# Hollow Vessel Project



## Slip (Jul 25, 2006)

Here is first try at a hollow vase using the Jamieson system.

It wasn't as easy as Lyle Jamieson shows it being done on the video, but I'm sure it will get easier. This vase is just a little over 8" tall. Just a couple of inches larger than the ones I used to make without the Jamieson system. As I get better, I will give larger vessels a try. It was fun making however. It is soaking now in a solution before drying. It was very wet wood. I cut he tree back in October at my parents home on Toledo Bend and was told it was an Elm tree. Kept it in a garbage can to keep from drying out and stop checking. Will post more when it is finished and ready to sit in the curio cabinet. It does have some beautiful grain to it. A little thicker than I like to make, but will get thinner as I get better also. It has about a 3/16" wall thickness and like closer to 1/8" thick but just wasn't too sure for my first try. I still like it.


----------



## Bobby (May 21, 2004)

That looks great. I want to be able to make those!!!!!!


----------



## Hooked (Oct 15, 2004)

Very nice SK. Some beautiful grain there and I think it'll be just gorgeous when you put the finish on. Looking forward to seeing the finished vase!!


----------



## trodery (Sep 13, 2006)

Yep...looks real good!


----------



## 3192 (Dec 30, 2004)

NOW WE ARE TALKING!!!!

SK...way to go! It looks great and will finish out to a great project. The J-System really takes the 'pucker up time' out of that deep turning. You have the Cadillac tool there and will love it! I think Bill Berry has plans for a smaller version for the JET Mini's. Thanks for the update and pics!


----------



## 3192 (Dec 30, 2004)

Also.....how do you guys keep your shop so clean!!???? 8*)


----------



## Slip (Jul 25, 2006)

Yea galvbay. This is the 12" version of the mini. I am supposed to get the extension once they release it. Hadn't released the extension bed the last time I checked. It has a model number but still coudn't get one yet. Will have to build a new cabinet to set it on as is quite a bit longer than the old mini versions with or without the extensions. That is why I got the mini version of the stabilizer support.

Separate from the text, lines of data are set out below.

@@ -2505,6 +2601,18 @@
                    "gru_bwd_fused_zero_state: gate source layout (16-byte alignment, ld_proj=%d)", (int)g->ld_proj);
         TM_REQUIRE(b_hn == g->b_hh + 2 * H, "gru_bwd_fused_zero_state: b_hn is not b_hh + 2H of the gate source");
         gsrc = ZsGateSrc{g->proj, g->ld_proj, g->src_pos, g->dst_pos, g->b_ih, g->b_hh};
+        if (g->tiles) {
+            TM_REQUIRE((reinterpret_cast<uintptr_t>(g->tiles) & (alignof(tmpnn_edge_tiles) - 1)) == 0,
+                       "gru_bwd_fused_zero_state: misaligned tiles");
+            tl = g->tiles;
+            TM_REQUIRE(tl->rows_per_tile == 32 && tl->T == ceil_div(R, 32),
+                       "gru_bwd_fused_zero_state: tiles (T=%d, rows_per_tile=%d) is not the list of these %d rows in 32-row tiles",
+                       (int)tl->T, (int)tl->rows_per_tile, R);
+            TM_REQUIRE(tl->t_loc && tl->t_dptr && tl->t_dets &&
+                           ((reinterpret_cast<uintptr_t>(tl->t_loc) | reinterpret_cast<uintptr_t>(tl->t_dptr) |
+                             reinterpret_cast<uintptr_t>(tl->t_dets)) & 3) == 0,
+                       "gru_bwd_fused_zero_state: tiles needs 4-byte aligned t_loc, t_dptr and t_dets");
+        }
         gates = nullptr;
     }
     TM_REQUIRE(d_hout != nullptr || dy != nullptr, "gru_bwd_fused_zero_state: no upstream gradient");
@@ -2528,6 +2636,11 @@
     if (rc_gates) {
         a.msg = gsrc.proj; a.ld_msg = gsrc.ld_proj;
         a.add_src = gsrc.src_pos; a.add_dst = gsrc.dst_pos; a.add_msg = gsrc.b_ih;
+        if (tl) {
+            a.w_hh = reinterpret_cast<const float*>(tl->t_loc);
+            a.gates = reinterpret_cast<const float*>(tl->t_dptr);
+            a.d_h = reinterpret_cast<float*>(const_cast<int32_t*>(tl->t_dets));
+        }
     }
     const int ntiles = ceil_div(R, 32);
     const size_t shm = 147456;
@@ -2543,11 +2656,19 @@
         TM_SHM_ONCE((k_gru_bwd_zs<U, true>), shm + 3 * H * sizeof(float));                                   \
         hipLaunchKernelGGL((k_gru_bwd_zs<U, true>), dim3(n_rs), dim3(512), shm + 3 * H * sizeof(float), st, a, b_hn, ntiles); \
     } while (0)
-    if (rc_gates) {
+#define LZT(U)                                                                                               \
+    do {                                                                                                     \
+        TM_SHM_ONCE((k_gru_bwd_zs<U, true, true>), shm + 4 * H * sizeof(float));                             \
+        hipLaunchKernelGGL((k_gru_bwd_zs<U, true, true>), dim3(n_rs), dim3(512), shm + 4 * H * sizeof(float), st, a, b_hn, ntiles); \
+    } while (0)
+    if (rc_gates && tl) {
+        if (up == 1) LZT(1); else if (up == 2) LZT(2); else LZT(3);
+    } else if (rc_gates) {
         if (up == 1) LZR(1); else if (up == 2) LZR(2); else LZR(3);
     } else {
         if (up == 1) LZ(1); else if (up == 2) LZ(2); else LZ(3);
     }
+#undef LZT
 #undef LZR
 #undef LZ
     int rc = check_launch("gru_bwd_fused_zero_state");
diff --git a/trackmpnn_amd/functional.py b/trackmpnn_amd/functional.py
--- a/trackmpnn_amd/functional.py
+++ b/trackmpnn_amd/functional.py
@@ -9,7 +9,7 @@
 import torch
 
 from . import _lib
-from .graph import CallPlan, dense_seg_plan, edge_tiles, win_plan
+from .graph import CallPlan, dense_seg_plan, edge_tiles, edge_tiles_in_order, win_plan
 
 ATT_DROPOUT_P = 0.5
 INPLACE_GRADS = os.environ.get('TMPNN_INPLACE_GRADS', '0') == '1'
@@ -37,6 +37,8 @@
 RECOMPUTE_GATES = _variant('TMPNN_RECOMPUTE_GATES', '0') == '1'
 CONCAT_PROJ = _variant('TMPNN_CONCAT_PROJ', '1') != '0'
 ZS_RECOMPUTE = _variant('TMPNN_ZS_RECOMPUTE', '1') != '0'
+ZS_TILE_STAGE = _variant('TMPNN_ZS_TILE_STAGE', '1') != '0'
+ZS_STAGE_MAX_DETS = 32
 WIN_SEGSUM = _variant('TMPNN_SEGSUM_WIN', '0') == '1'
 WIDE_FUSED_ADJOINT = _variant('TMPNN_WIDE_FUSED_ADJOINT', '1') != '0'
 _aux_streams: Dict[torch.device, 'torch.cuda.Stream'] = {}
@@ -394,6 +396,8 @@
                               int(save and not zs_bwd), we_g, part_g, N, st)
                     if zs_rc:
                         saved['zs_rc']['proj'][gi] = proj
+                        if ZS_TILE_STAGE and gi == 0:
+                            edge_tiles_in_order(g, FWD_TILE_ROWS, e0=E_old)
                 if recompute:
                     saved.setdefault('proj', {})[gi] = (proj, e_whh_t)
             else:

I clean very often while turning. Can't stand to stand in the pile of wood chips. Guess I have a little OCD myself. Shop vac stays busy when I turn.


----------



## Hooked (Oct 15, 2004)

gb.......I think he did the turning outside and used his blower before rolling things back inside.........


----------



## Bobby (May 21, 2004)

I still got shavings from July in my shop floor.


----------



## Tortuga (May 21, 2004)

VERY nice, Slip....Love the grain...and I wanna see it after finish is applied too...

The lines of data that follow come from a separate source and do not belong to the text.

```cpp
__global__ __launch_bounds__(256) void k_selftest_hold(float c, float T, unsigned long long *__restrict__ mismatches,
                                                       unsigned long long *__restrict__ checked) {
  const uint32_t base = (blockIdx.x * 256u + threadIdx.x) * 16u;
  uint32_t bad = 0;
  for (uint32_t k = 0; k < 16u; k++) {
    const float x = __uint_as_float(base + k);
    if ((sqrtf(x) < c) != (x < T)) bad++;
  }
  if (bad) atomicAdd(mismatches, (unsigned long long)bad);
  if (threadIdx.x == 0) atomicAdd(checked, 256ull * 16ull);
}

PB_DEV bool pbDivNoScale(uint32_t nb, uint32_t db) {
  const int en = (int)((nb >> 23) & 255u), ed = (int)((db >> 23) & 255u);
  if ((nb & 0x7FFFFFFFu) == 0u) return (nb == 0u) && ed >= 1 && ed <= 252;
  return ed >= 1 && ed <= 252 && en >= 27 && en <= 254 && (en - ed) < 96 && (en - ed) > -125;
}

// ... 129 lines not shown
  PB_TRY(hipMemcpy(h, d, sizeof(h), hipMemcpyDeviceToHost));
  PB_TRY(hipFree(d));
  if (sqrt_checked) *sqrt_checked = h[0];
  if (sqrt_mismatches) *sqrt_mismatches = h[1];
  if (div_checked) *div_checked = h[2];
  if (div_mismatches) *div_mismatches = h[3];
  return PB_OK;
}

int pbSelfTestHoldThreshold(float c, unsigned long long *checked, unsigned long long *mismatches) {
  unsigned long long *d = nullptr;
  PB_TRY(hipMalloc((void **)&d, 2 * sizeof(unsigned long long)));
  PB_TRY(hipMemset(d, 0, 2 * sizeof(unsigned long long)));
  hipLaunchKernelGGL(k_selftest_hold, dim3(1u << 19), dim3(256), 0, 0, c, pbSqrtThreshold(c), d + 1, d + 0);
  PB_TRY(hipGetLastError());
  unsigned long long h[2];
  PB_TRY(hipMemcpy(h, d, sizeof(h), hipMemcpyDeviceToHost));
  PB_TRY(hipFree(d));
  if (checked) *checked = h[0];
  if (mismatches) *mismatches = h[1];
  return PB_OK;
}

int pbSelfTestPairGeometry(unsigned first_slice, unsigned slices, unsigned long long *checked,
                           unsigned long long *mismatches) {
  if (first_slice >= 64u || slices == 0u || first_slice + slices > 64u) return PB_ERR_ARG;
  unsigned long long *d = nullptr;
  PB_TRY(hipMalloc((void **)&d, 2 * sizeof(unsigned long long)));
  PB_TRY(hipMemset(d, 0, 2 * sizeof(unsigned long long)));
  const uint32_t perSlice = (1u << 24) / 64u;
  for (unsigned sl = first_slice; sl < first_slice + slices; sl++)
    hipLaunchKernelGGL(k_selftest_geom_exhaustive, dim3(perSlice * 8u / 256u), dim3(256), 0, 0, sl * perSlice, d + 1, d + 0);
  PB_TRY(hipGetLastError());
  unsigned long long h[2];
  PB_TRY(hipMemcpy(h, d, sizeof(h), hipMemcpyDeviceToHost));
  PB_TRY(hipFree(d));
  if (checked) *checked = h[0];
  if (mismatches) *mismatches = h[1];
  return PB_OK;
}

int pbSelfTestDivision(unsigned first_slice, unsigned slices, unsigned long long *checked,
                       unsigned long long *mismatches) {
  if (first_slice >= 64u || slices == 0u || first_slice + slices > 64u) return PB_ERR_ARG;
  unsigned long long *d = nullptr;
  PB_TRY(hipMalloc((void **)&d, 2 * sizeof(unsigned long long)));
// ... 52 lines not shown
```

particlerobotsimulations_amd/csrc/pb_sweep.hpp:

```cpp
#pragma once

#include <type_traits>

#include "pb_device.hpp"
#include "pb_engine.hpp"

#ifndef PB_FORCE_WAVES
#define PB_FORCE_WAVES 1
#endif
#ifndef PB_NB2_WAVES
#define PB_NB2_WAVES 8
#endif
#ifndef PB_THROUGHPUT_NB
#define PB_THROUGHPUT_NB 1
#endif
#ifndef PB_PREFETCH_DEPTH
#define PB_PREFETCH_DEPTH 1
#endif
#ifndef PB_REP_CAP
#define PB_REP_CAP 8
#endif

#ifndef PB_TAIL_FORM_WAVES
#define PB_TAIL_FORM_WAVES 8
#endif
#ifndef PB_ASUM_XY
#define PB_ASUM_XY 1
#endif
#ifndef PB_LAZY_VEL
#define PB_LAZY_VEL 1
#endif
#ifndef PB_SWEEP_EXPERIMENT
#define PB_SWEEP_EXPERIMENT 0
#endif
#ifndef PB_TL_STAMP
#define PB_TL_STAMP(word) do { } while (0)
#endif
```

Man..that's a formidable looking piece of machinery...No excuses now...LOL


----------



## Profish00 (May 21, 2004)

wow, very nice. The whole vase is 3/16? How do you know when to stop cutting?


----------



## Slip (Jul 25, 2006)

Used to use calipers, but with the jamieson system, it has a laser where you set the thickness wanted with laser and it shows you how thick it is. Works pretty good. Better than calipers and trial and error as I have made manyh errors and went too far plenty of times.


----------



## Slip (Jul 25, 2006)

OK, here it is. Finally got it finished. I soaked it in some PEG for 4 days. Washed the PEG off and started drying process. Dried inside house for about a week and decided to try a little microwaving. Did so several times and again dried inside house for a few more days and began the laquer finishing process. I don't know how many coats of laquer I sprayed on, but I do know I went through two full spray cans of laquer before finished with many sandings between every few coats. Came out great and like glass, but then buffed to a real glass finish using the Beall buffing system. Now sitting in my curio cabinet waiting on a brother or sister of which will be making soon I hope. Since my last project was a bust, ready to start another in next week or two. Hope it goes better than my last one. Anyway, here is the finish product.

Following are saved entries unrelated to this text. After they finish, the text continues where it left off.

template <int C, bool SPLIT>
__global__ __launch_bounds__(64) void psv_variance_kernel(PsvParams p) {
  constexpr int kThreads = 64, kPix = kThreads / 4;
  constexpr int LP = C / 4;
  constexpr int PPP = kThreads / LP;
  constexpr int NPASS = kPix / PPP;
  static_assert(kPix % PPP == 0, "tile");

  __shared__ TapInfo s_tap[kMaxE * kPix];
  __shared__ __attribute__((aligned(16))) float s_out[C][kPix + 1];
  __shared__ float s_ref[24];
  __shared__ float s_P[kMaxE][12];

  const int tid = threadIdx.x;
  const int n_dchunk = (p.D + kDB - 1) / kDB;
  int b = v3d::xcd_contiguous_block();
  const int ptile = b % p.n_ptile; b /= p.n_ptile;
  const int dchunk = b % n_dchunk;
  const int r = b / n_dchunk;
  const int P = p.h * p.w;
  const int e_begin = p.edge_ofs[r], e_end = p.edge_ofs[r + 1];
  const int ne = e_end - e_begin;
  const int ref = p.ref_img[r];

  if (tid < 21) s_ref[tid] = p.camp[ref * kCamStride + tid];

  const int cg = tid % LP;
  const int pix_in_pass = tid / LP;

  const int px1 = tid % kPix;
  const int gp1 = ptile * kPix + px1;
  float xf = 0.f, yf = 0.f;
  {
    int gy = gp1 / p.w, gx = gp1 % p.w;
    xf = (p.w > 1 && gx == p.w - 1) ? (float)(p.W - 1) : (float)((double)gx * p.x_step);
    yf = (p.h > 1 && gy == p.h - 1) ? (float)(p.H - 1) : (float)((double)gy * p.y_step);
  }
  const float Wm1 = (float)(p.W - 1), Hm1 = (float)(p.H - 1);
  const float rWm1 = (float)(1.0 / (double)(p.W - 1)), rHm1 = (float)(1.0 / (double)(p.H - 1));
  const float Wfm1 = (float)(p.Wf - 1), Hfm1 = (float)(p.Hf - 1);

  PHASE_DECL;
  for (int dd = 0; dd < kDB; ++dd) {
    const int d = dchunk * kDB + dd;
    if (d >= p.D) break;
    const float z = (d == p.D - 1 && p.D > 1) ? (float)p.z_end
                                               : (float)(p.z_start + (double)d * p.z_step);
    float acc_s[NPASS][4], acc_q[NPASS][4];
#pragma unroll
    for (int a = 0; a < NPASS; ++a)
#pragma unroll
      for (int k = 0; k < 4; ++k) acc_s[a][k] = acc_q[a][k] = 0.f;

    for (int ec = 0; ec < ne; ec += kMaxE) {
      const int nec = min(kMaxE, ne - ec);
      __syncthreads();
      PHASE_MARK(0);
      if (dd == 0 || ne > kMaxE) {
        for (int i = tid; i < nec * 12; i += kThreads)
          s_P[i / 12][i % 12] = p.camp[p.edge_src[e_begin + ec + i / 12] * kCamStride + 24 + i % 12];
      }
      __syncthreads();
      PHASE_MARK(1);
      {
        float X, Y, Z;
        v3d::world_point(s_ref, xf, yf, z, X, Y, Z);
        for (int e = tid / kPix; e < nec; e += kThreads / kPix) {
          float ix, iy;
          v3d::sample_position(s_P[e], X, Y, Z, Wm1, rWm1, Hm1, rHm1, Wfm1, Hfm1, ix, iy);
          const TapInfo ti = make_taps<4 * C>(ix, iy, p.Wf, p.Hf, p.edge_src[e_begin + ec + e] * (p.Hf + 2) * (p.Wf + 2));
          s_tap[e * kPix + px1] = ti;
        }
      }
      PHASE_MARK(2);
      __syncthreads();
      PHASE_MARK(3);
#pragma unroll
      for (int a = 0; a < NPASS; ++a) {
        const int px = a * PPP + pix_in_pass;
        for (int e = 0; e < nec; ++e) {
          const TapInfo ti = s_tap[e * kPix + px];
          float4 s;
          {
            const char* fb = reinterpret_cast<const char*>(p.featT);
            const unsigned cgb = cg * 16, rowb = (unsigned)(p.Wf + 2) * (4 * C);
            const float4 v00 = *reinterpret_cast<const float4*>(fb + (size_t)(ti.b00 + cgb));
            const float4 v01 = *reinterpret_cast<const float4*>(fb + (size_t)(ti.b00 + cgb) + 4 * C);
            const float4 v10 = *reinterpret_cast<const float4*>(fb + (size_t)(ti.b00 + rowb + cgb));
            const float4 v11 = *reinterpret_cast<const float4*>(fb + (size_t)(ti.b00 + rowb + cgb) + 4 * C);
            s.x = v3d::mul_rn(v00.x, ti.w00); s.y = v3d::mul_rn(v00.y, ti.w00);
            s.z = v3d::mul_rn(v00.z, ti.w00); s.w = v3d::mul_rn(v00.w, ti.w00);
            s.x = __builtin_fmaf(v01.x, ti.w01, s.x); s.y = __builtin_fmaf(v01.y, ti.w01, s.y);
            s.z = __builtin_fmaf(v01.z, ti.w01, s.z); s.w = __builtin_fmaf(v01.w, ti.w01, s.w);
            s.x = __builtin_fmaf(v10.x, ti.w10, s.x); s.y = __builtin_fmaf(v10.y, ti.w10, s.y);
            s.z = __builtin_fmaf(v10.z, ti.w10, s.z); s.w = __builtin_fmaf(v10.w, ti.w10, s.w);
            s.x = __builtin_fmaf(v11.x, ti.w11, s.x); s.y = __builtin_fmaf(v11.y, ti.w11, s.y);
            s.z = __builtin_fmaf(v11.z, ti.w11, s.z); s.w = __builtin_fmaf(v11.w, ti.w11, s.w);
          }
          acc_s[a][0] = v3d::add_rn(acc_s[a][0], s.x); acc_s[a][1] = v3d::add_rn(acc_s[a][1], s.y);
          acc_s[a][2] = v3d::add_rn(acc_s[a][2], s.z); acc_s[a][3] = v3d::add_rn(acc_s[a][3], s.w);
          acc_q[a][0] = __builtin_fmaf(s.x, s.x, acc_q[a][0]); acc_q[a][1] = __builtin_fmaf(s.y, s.y, acc_q[a][1]);
          acc_q[a][2] = __builtin_fmaf(s.z, s.z, acc_q[a][2]); acc_q[a][3] = __builtin_fmaf(s.w, s.w, acc_q[a][3]);
        }
      }
    }
    PHASE_MARK(4);
    const float cnt = (float)max(ne, 1);
    if constexpr (SPLIT) {
      static_assert(!SPLIT || C == 32, "split layout is defined for 32 channels");
      u32x2* const s_sp = reinterpret_cast<u32x2*>(&s_out[0][0]);
      const int chunk = cg >> 1, half = cg & 1;
#pragma unroll
      for (int a = 0; a < NPASS; ++a) {
        const int px = a * PPP + pix_in_pass;
        unsigned h[4], l[4];
#pragma unroll
        for (int k = 0; k < 4; ++k) {
          const float avg = acc_s[a][k] / cnt;
          const float avg_sq = acc_q[a][k] / cnt;
          const float v = v3d::sub_rn(avg_sq, v3d::mul_rn(avg, avg));
          h[k] = bf16_rne(v);
          l[k] = bf16_rne(v - __uint_as_float(h[k] << 16));
        }
        s_sp[(((chunk * 2 + 0) * (kPix + 1)) + px) * 2 + half] = (u32x2){h[0] | (h[1] << 16), h[2] | (h[3] << 16)};
        s_sp[(((chunk * 2 + 1) * (kPix + 1)) + px) * 2 + half] = (u32x2){l[0] | (l[1] << 16), l[2] | (l[3] << 16)};
      }
      __syncthreads();
      u32x4* const out = reinterpret_cast<u32x4*>(p.var);
      const u32x4* const s_q = reinterpret_cast<const u32x4*>(s_sp);
      for (int i = tid; i < 8 * kPix; i += kThreads) {
        const int g = i / kPix, px = i % kPix;
        const int gp = ptile * kPix + px;
        if (gp < P) __builtin_nontemporal_store(s_q[g * (kPix + 1) + px], &out[(((size_t)r * 8 + g) * p.D + d) * P + gp]);
      }
    } else {
#pragma unroll
      for (int a = 0; a < NPASS; ++a) {
        const int px = a * PPP + pix_in_pass;
#pragma unroll
        for (int k = 0; k < 4; ++k) {
          float avg = acc_s[a][k] / cnt;
          float avg_sq = acc_q[a][k] / cnt;
          s_out[cg * 4 + k][px] = v3d::sub_rn(avg_sq, v3d::mul_rn(avg, avg));
        }
      }
      __syncthreads();
      {
        const int px = tid % kPix;
        const int gp = ptile * kPix + px;
// ... 466 lines not shown
              const char* a = wb + (so_pl + cgb);
              t00 = *reinterpret_cast<const f32x4*>(a);
              t01 = *reinterpret_cast<const f32x4*>(a + CB);
              t10 = *reinterpret_cast<const f32x4*>(a + kWinCols * CB);
              t11 = *reinterpret_cast<const f32x4*>(a + kWinCols * CB + CB);
            }
          }
          V3D_PSV_BLEND(pl, w);
        }
      }
      skip = skip_next;
    }

    psv_wave_sync<WPB>();
    int tid_o = (int)threadIdx.x;
    if constexpr (WALK) asm volatile("" : "+v"(tid_o));
    int ne_o = ne;
    if constexpr (WALK) asm volatile("" : "+s"(ne_o));
    const float cnt = (float)max(ne_o, 1);
    const float cnt_inv = 1.f / cnt;
    if constexpr (SPLIT) {
      const int chunk = cg >> 1, half = cg & 1;
      u32x4* const out = reinterpret_cast<u32x4*>(p.var);
      const int gp = ptile * kRPix + (tid_o >> 3);
      u32x4* const obase = WALK ? out + ((size_t)r * 8 * p.D + (size_t)dchunk * kRDB) * P +
                                      ((unsigned)(chunk * 2 + half) * (unsigned)(p.D * P) + (unsigned)gp)
                                : out + (((size_t)r * 8 + chunk * 2 + half) * p.D + (size_t)dchunk * kRDB) * P + gp;
#define V3D_PSV_EMIT(MEAN)                                                                                              \
    _Pragma("unroll") for (int pl = 0; pl < kRDB; ++pl) {                                                               \
      float v[4];                                                                                                       \
      _Pragma("unroll") for (int k = 0; k < 4; ++k) {                                                                   \
        const float avg = MEAN(acc_s[pl][k]);                                                                           \
        const float avg_sq = MEAN(acc_q[pl][k]);                                                                        \
        v[k] = v3d::sub_rn(avg_sq, v3d::mul_rn(avg, avg));                                           \
      }                                                                                                                 \
      const int d = dchunk * kRDB + pl;                                                                                 \
      if constexpr (CL8) {                                                                                              \
               \
        const u32x4 slot = {__float_as_uint(v[0]), __float_as_uint(v[1]), __float_as_uint(v[2]), __float_as_uint(v[3])};\
        if (gp < P && d < p.D)                                                                                          \
          __builtin_nontemporal_store(slot, obase + (size_t)pl * (unsigned)P);                                           \
      } else {                                                                                                          \
      const unsigned h01 = pack_bf16x2(v[0], v[1]), h23 = pack_bf16x2(v[2], v[3]);                                      \
      const unsigned l01 = pack_bf16x2(v[0] - __uint_as_float(h01 << 16), v[1] - __uint_as_float(h01 & 0xffff0000u));   \
      const unsigned l23 = pack_bf16x2(v[2] - __uint_as_float(h23 << 16), v[3] - __uint_as_float(h23 & 0xffff0000u));   \
      const unsigned s0 = half ? h01 : l01, s1 = half ? h23 : l23;                     \
      const unsigned r0 = (unsigned)__builtin_amdgcn_mov_dpp((int)s0, 0xB1, 0xf, 0xf, true);    \
      const unsigned r1 = (unsigned)__builtin_amdgcn_mov_dpp((int)s1, 0xB1, 0xf, 0xf, true);                            \
      const u32x4 slot = half ? (u32x4){r0, r1, l01, l23} : (u32x4){h01, h23, r0, r1};                                  \
      if (gp < P && d < p.D && (V3D_PSVW_ABLATE != 5 || slot[0] == 0x12345u))                                           \
        __builtin_nontemporal_store(slot, obase + (size_t)pl * (unsigned)P);                                             \
      }                                                                                                                 \
    }
#define V3D_MEAN_MUL(x) ((x) * cnt_inv)
#define V3D_MEAN_DIV(x) __builtin_amdgcn_div_fixupf(v3d::div_uniform((x), cnt, cnt_inv), cnt, (x))
      if (cnt_pow2) { V3D_PSV_EMIT(V3D_MEAN_MUL) } else { V3D_PSV_EMIT(V3D_MEAN_DIV) }
#undef V3D_PSV_EMIT
#undef V3D_MEAN_MUL
#undef V3D_MEAN_DIV
    } else {
      constexpr int NPX = WPB * kRPix;
      float (*const s_out)[C][NPX + 1] = reinterpret_cast<float (*)[C][NPX + 1]>(&s_win_[0][0]);
      auto mean = [&](float x) __attribute__((always_inline)) {
        return cnt_pow2 ? x * cnt_inv : __builtin_amdgcn_div_fixupf(v3d::div_uniform(x, cnt, cnt_inv), cnt, x);
      };
      const int gp0 = (ptile - wv) * kRPix;
#pragma unroll
      for (int round = 0; round < kRDB / kOutPl; ++round) {
        __syncthreads();
#pragma unroll
        for (int q = 0; q < kOutPl; ++q) {
          const int pl = round * kOutPl + q;
#pragma unroll
          for (int k = 0; k < 4; ++k) {
            const float avg = mean(acc_s[pl][k]);
            const float avg_sq = mean(acc_q[pl][k]);
            s_out[q][cg * 4 + k][wv * kRPix + gpx] = v3d::sub_rn(avg_sq, v3d::mul_rn(avg, avg));
          }
        }
        __syncthreads();
        for (int i = tid_o; i < kOutPl * C * NPX; i += 64 * WPB) {
          const int q = i / (C * NPX), c = (i / NPX) % C, px = i % NPX;
          const int gp = gp0 + px, d = dchunk * kRDB + round * kOutPl + q;
          if (gp < P && d < p.D) __builtin_nontemporal_store(s_out[q][c][px], &p.var[(((size_t)r * C + c) * p.D + d) * P + gp]);
        }
      }
      if (WALK && dchunk + 1 < c_end) __syncthreads();
    }
  }
#undef V3D_PSV_BLEND
}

Wood is Elm or at least that is what I was told it was.


Here is other side of vessel.


----------



## Bobby (May 21, 2004)

I love that finish. I have got to learn how to do that kind of turnings


----------



## bill (May 21, 2004)

Wonderful!


----------



## Profish00 (May 21, 2004)

Thats amazing, good job.


----------



## Tortuga (May 21, 2004)

Great job, Slip....I'm oozing with envy...

Ya done good !!!!!:cheers: 

jim


----------



## Hooked (Oct 15, 2004)

Beautiful piece of work........I hope to one day to get a finish as nice as this. Thanks for the pics.


----------



## 3192 (Dec 30, 2004)

Very, very nice! That finish is awesome. gb


----------



## Trouthunter (Dec 18, 1998)

That's beautiful...excellent work, you guys are amazing.

TH


----------



## FishBone (Oct 11, 2004)

Beautiful work.




FishBone


----------



## Slip (Jul 25, 2006)

Thanks all, Now I am trying something new here with an attempt at an animation of the project. First try and can see that it wasn't centered well and thought it was when I took pics. Anyway, here it is. Just can't stand to leave things alone. Hope you like concept anyway.


----------



## Bobby (May 21, 2004)

I think it looks better moving around some like that. Might change the animation speed to 16. Just a hair faster. Then its not as jerky looking.


----------



## Slip (Jul 25, 2006)

Bobby said:


> I think it looks better moving around some like that. Might change the animation speed to 16. Just a hair faster. Then its not as jerky looking.


Ok, Bobby, I tried to speed up but still some jerky. If I would have taken more pics, it would be smoother but I did it with 8 pics so no matter what, it does have some jerk and since it is not centered perfectly, it is more noticable. Next one will try to center better but in mean time, I sped it up a little and another a lot. The one with a lot, goes so fast, it is spinning the finish off the vase and slinging it all over the place. Kiddin, here is result. Watch for spinning debris on the fast one LOL. First one is better but second one makes me dizzy, but coudn't resist.


----------



## Bobby (May 21, 2004)

I agree if you had of centered it better it would look better LOL


----------